De las Cartas de Sulpicio Severo
Martín conoció con mucha antelación su muerte y anunció a sus
hermanos la proximidad de la disolución de su cuerpo. Entretanto, por una
determinada circunstancia, tuvo que visitar la diócesis de Candes. Existía en
aquella iglesia una desavenencia entre los clérigos, y, deseando él poner paz
entre ellos, aunque sabía que se acercaba su fin, no dudó en ponerse en camino,
movido por este deseo, pensando que si lograba pacificar la Iglesia sería éste
un buen colofón a su vida.
Permaneció por un tiempo en aquella población o comunidad,
donde había establecido su morada. Una vez restablecida la paz entre los
clérigos, cuando ya pensaba regresar a su monasterio, de repente empezaron a
faltarle las fuerzas; llamó entonces a los hermanos y les indicó que se acercaba
el momento de su muerte.

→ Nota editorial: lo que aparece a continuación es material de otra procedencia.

typedef _Float16 cvm_h8 __attribute__((ext_vector_type(8)));
typedef _Float16 cvm_h2 __attribute__((ext_vector_type(2)));
typedef float cvm_f2 __attribute__((ext_vector_type(2)));
typedef float cvm_f16 __attribute__((ext_vector_type(16)));
typedef unsigned cvm_u4 __attribute__((ext_vector_type(4)));

#define CVM_MAX_MAPS (MNERF_MAX_VIEWS * (MNERF_MAX_VIEWS - 1))
#define CVM_HDR_BYTES 8192
#define CVM_COL_BYTES 1024
#define CVM_TARGET_EXP 15
#define CVM_UV_MAX_VIEWS MNERF_MAX_VIEWS

struct CvmLayout {
  int nrp[2], rs[2];
  size_t map_bytes[2], off[2], total;
};

__host__ __device__ inline CvmLayout cvm_layout(const mnerf_scene& sc) {
  CvmLayout L;
  const size_t maps = (size_t)sc.n_views * (sc.n_views - 1);
  size_t o = CVM_HDR_BYTES;
  for (int s = 0; s < 2; ++s) {
    if (s < sc.n_scales) {
      L.nrp[s] = (sc.fh[s] + 1) / 2 + 1;
      L.rs[s] = sc.fw[s] + 3;
      L.map_bytes[s] = (size_t)L.nrp[s] * L.rs[s] * CVM_COL_BYTES;
    } else {
      L.nrp[s] = L.rs[s] = 0;
      L.map_bytes[s] = 0;
    }
    L.off[s] = o;
    o += L.map_bytes[s] * maps;
  }
  L.total = o;
  return L;
}

__global__ __launch_bounds__(256) void cvm_absmax_kernel(mnerf_scene sc, unsigned* __restrict__ absmax_bits) {
  const int maps = sc.n_views * (sc.n_views - 1);
  const int s = (int)blockIdx.y >= maps ? 1 : 0, m = (int)blockIdx.y - s * maps;
  const size_t n4 = (size_t)sc.fh[s] * sc.fw[s] * (FEAT_C / 4);
  const v4f* src = reinterpret_cast<const v4f*>(sc.feat[s]) + (size_t)m * n4;
  float mx = 0.0f;
  for (size_t i = (size_t)blockIdx.x * 256 + threadIdx.x; i < n4; i += (size_t)gridDim.x * 256) {
    const v4f v = src[i];
    mx = fmaxf(fmaxf(mx, fmaxf(fabsf(v.x), fabsf(v.y))), fmaxf(fabsf(v.z), fabsf(v.w)));
  }
#pragma unroll
  for (int off = 32; off > 0; off >>= 1) mx = fmaxf(mx, __shfl_xor(mx, off, 64));
  if ((threadIdx.x & 63) == 0) atomicMax(absmax_bits + s * CVM_MAX_MAPS + m, __float_as_uint(mx));
}

__device__ __forceinline__ int cvm_gain_exp(float m) {
  if (!(m > 0.0f) || !(m < 3.0e38f)) return 0;
  int e = __builtin_amdgcn_frexp_expf(m);
  e = e < -100 ? -100 : (e > 100 ? 100 : e);
  return CVM_TARGET_EXP - e;
}

__global__ __launch_bounds__(256) void cvm_split_kernel(mnerf_scene sc, char* __restrict__ opnd) {
  const CvmLayout L = cvm_layout(sc);
  const int maps = sc.n_views * (sc.n_views - 1);
  const int s = (int)blockIdx.y >= maps ? 1 : 0, m = (int)blockIdx.y - s * maps;
  const int fh = sc.fh[s], fw = sc.fw[s];
  const int cell = (int)blockIdx.x * 2 + (int)(threadIdx.x >> 7), ch = threadIdx.x & 127;
  if (cell >= L.nrp[s] * L.rs[s]) return;
  const int rp = cell / L.rs[s], x = cell - rp * L.rs[s];
  float* gain = reinterpret_cast<float*>(opnd);
  const unsigned* absmax_bits = reinterpret_cast<const unsigned*>(opnd + 2 * 2 * CVM_MAX_MAPS * 4);
  const int e = cvm_gain_exp(__uint_as_float(absmax_bits[s * CVM_MAX_MAPS + m]));
  const float g = ldexpf(1.0f, e);
  if (cell == 0 && ch == 0) {
    gain[s * CVM_MAX_MAPS + m] = g;
    gain[2 * CVM_MAX_MAPS + s * CVM_MAX_MAPS + m] = ldexpf(1.0f, -e);
  }
  const float* src = sc.feat[s] + (size_t)m * fh * fw * FEAT_C + ch;
  cvm_h2 hi, lo;
#pragma unroll
  for (int r = 0; r < 2; ++r) {
    const int y = 2 * rp + r;
    float v = 0.0f;
    if (y < fh && x < fw) v = src[((size_t)y * fw + x) * FEAT_C];
    v = v * g;
    v = fminf(fmaxf(v, -65504.0f), 65504.0f);
    const _Float16 h = (_Float16)v;
    hi[r] = h;
    lo[r] = (_Float16)(v - (float)h);
  }
  char* dst = opnd + L.off[s] + (size_t)m * L.map_bytes[s] + (size_t)cell * CVM_COL_BYTES + (size_t)ch * 4;
  *reinterpret_cast<cvm_h2*>(dst) = hi;
  *reinterpret_cast<cvm_h2*>(dst + 512) = lo;
}

__device__ __forceinline__ void cvm_swap32(float& a, float& b) {
  asm("s_nop 1\n\tv_permlane32_swap_b32_e32 %0, %1" : "+v"(a), "+v"(b));
}
__device__ __forceinline__ float cvm_fold_pair(float x, float y) {
  cvm_swap32(x, y);
  return x + y;
}

struct CvmTap {
  unsigned xy;
  unsigned c0_hi, c1_hi, c0_lo, c1_lo;
};

__device__ __forceinline__ unsigned cvm_pack_h2(float a, float b) {
  const cvm_f2 ab = {a, b};
  return __builtin_bit_cast(unsigned, __builtin_convertvector(ab, cvm_h2));
}
__device__ __forceinline__ float cvm_resid_lo(float v, unsigned hpk) {
  float r;
  asm("v_fma_mix_f32 %0, %1, 1.0, -%2 op_sel_hi:[0,0,1]" : "=v"(r) : "v"(v), "v"(hpk));
  return r;
}
__device__ __forceinline__ float cvm_resid_hi(float v, unsigned hpk) {
  float r;
  asm("v_fma_mix_f32 %0, %1, 1.0, -%2 op_sel:[0,0,1] op_sel_hi:[0,0,1]" : "=v"(r) : "v"(v), "v"(hpk));
  return r;
// ... 196 lines not shown
    cvm_f16 z;
#pragma unroll
    for (int i = 0; i < 16; ++i) z[i] = 0.0f;
    fa = cvm_mfma(l_a, wah, z);
    fb = cvm_mfma(l_b, wbh, z);
    fa = cvm_mfma(h_a, wal, fa);
    fb = cvm_mfma(h_b, wbl, fb);
    fa = cvm_mfma(h_a, wah, fa);
    fb = cvm_mfma(h_b, wbh, fb);
  };
  auto request = [&](int ct) {
    if constexpr (REQ) {
      cvm_load_ct(ha[ct], la[ct], next_a, ct);
      cvm_load_ct(hb[ct], lb[ct], next_b, ct);
    }
  };
#define CVM_PIN(q) asm volatile("" : "+v"(dot[q]), "+v"(dot[q + 1]), "+v"(na[q]), "+v"(na[q + 1]), "+v"(nb[q]), "+v"(nb[q + 1]));
  if constexpr (MORE) {
    const unsigned loff_a = cvm_lane_off(sa.rs, n, half), loff_b = cvm_lane_off(sb.rs, n, half);
#pragma unroll 1
    for (int ct = 0; ct < 4; ++ct) {
#pragma unroll
      for (int i = 0; i < 16; ++i) fa0[i] = 0.0f, fb0[i] = 0.0f;
      cvm_all_chunks(fa0, sa, tap_a, loff_a, ct, lut, half, fh, fw);
      cvm_all_chunks(fb0, sb, tap_b, loff_b, ct, lut, half, fh, fw);
      float d2[2], a2[2], b2[2];
      cvm_dots(fa0, fb0, d2, a2, b2);
      switch (ct) {
        case 0: dot[0] = d2[0], dot[1] = d2[1], na[0] = a2[0], na[1] = a2[1], nb[0] = b2[0], nb[1] = b2[1]; break;
        case 1: dot[2] = d2[0], dot[3] = d2[1], na[2] = a2[0], na[3] = a2[1], nb[2] = b2[0], nb[3] = b2[1]; break;
        case 2: dot[4] = d2[0], dot[5] = d2[1], na[4] = a2[0], na[5] = a2[1], nb[4] = b2[0], nb[5] = b2[1]; break;
        default: dot[6] = d2[0], dot[7] = d2[1], na[6] = a2[0], na[7] = a2[1], nb[6] = b2[0], nb[7] = b2[1]; break;
      }
    }
#pragma unroll
    for (int ct = 0; ct < 4; ++ct) request(ct);
  } else {
    tile(0, fa0, fb0);
    request(0);
    tile(1, fa1, fb1);
    cvm_dots(fa0, fb0, dot + 0, na + 0, nb + 0);
    CVM_PIN(0)
    request(1);
    tile(2, fa0, fb0);
    cvm_dots(fa1, fb1, dot + 2, na + 2, nb + 2);
    CVM_PIN(2)
    request(2);
    tile(3, fa1, fb1);
    cvm_dots(fa0, fb0, dot + 4, na + 4, nb + 4);
    CVM_PIN(4)
    request(3);
    cvm_dots(fa1, fb1, dot + 6, na + 6, nb + 6);
  }
#undef CVM_PIN
  cvm_cosines(cacc, dot, na, nb, ea2, eb2, G);
}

Ellos, todos a una, empezaron a entristecerse y a
decirle entre lágrimas:
«¿Por qué nos dejas, padre? ¿A quién nos encomiendas en
nuestra desolación? Invadirán tu grey lobos rapaces; ¿quién nos defenderá de sus
mordeduras, si nos falta el pastor? Sabemos que deseas estar con Cristo, pero
una dilación no hará que se pierda ni disminuya tu premio; compadécete más bien
de nosotros, a quienes dejas.»
Entonces él, conmovido por este llanto, lleno como estaba siempre
de entrañas de misericordia en el Señor, se cuenta que lloró también; y, vuelto
al Señor, dijo tan sólo estas palabras en respuesta al llanto de sus hermanos:
«Señor, si aún soy necesario a tu pueblo, no rehuyo el trabajo;
hágase tu voluntad.»
¡Oh varón digno de toda alabanza, nunca derrotado por las
fatigas ni vencido por la tumba, igualmente dispuesto a lo uno y a lo otro, que
no tembló ante la muerte ni rechazó la vida! Con los ojos y las manos
continuamente levantados al cielo, no cejaba en la oración; y como los
presbíteros, que por entonces habían acudido a él, le rogasen que aliviara un
poco su cuerpo cambiando de posición, les dijo:
«Dejad, hermanos, dejad que mire al cielo y no a la tierra, y
que mi espíritu, a punto ya de emprender su camino, se dirija al Señor.»
Dicho esto, vio al demonio cerca de él, y le dijo:
«¿Por qué estás aquí, bestia feroz? Nada hallarás en mí,
malvado; el seno de Abraham está a punto de acogerme.»
Con estas palabras entregó su espíritu al cielo. Martín,
lleno de alegría, fue recibido en el seno de Abraham; Martín pobre y humilde
entró en el cielo, cargado de riquezas.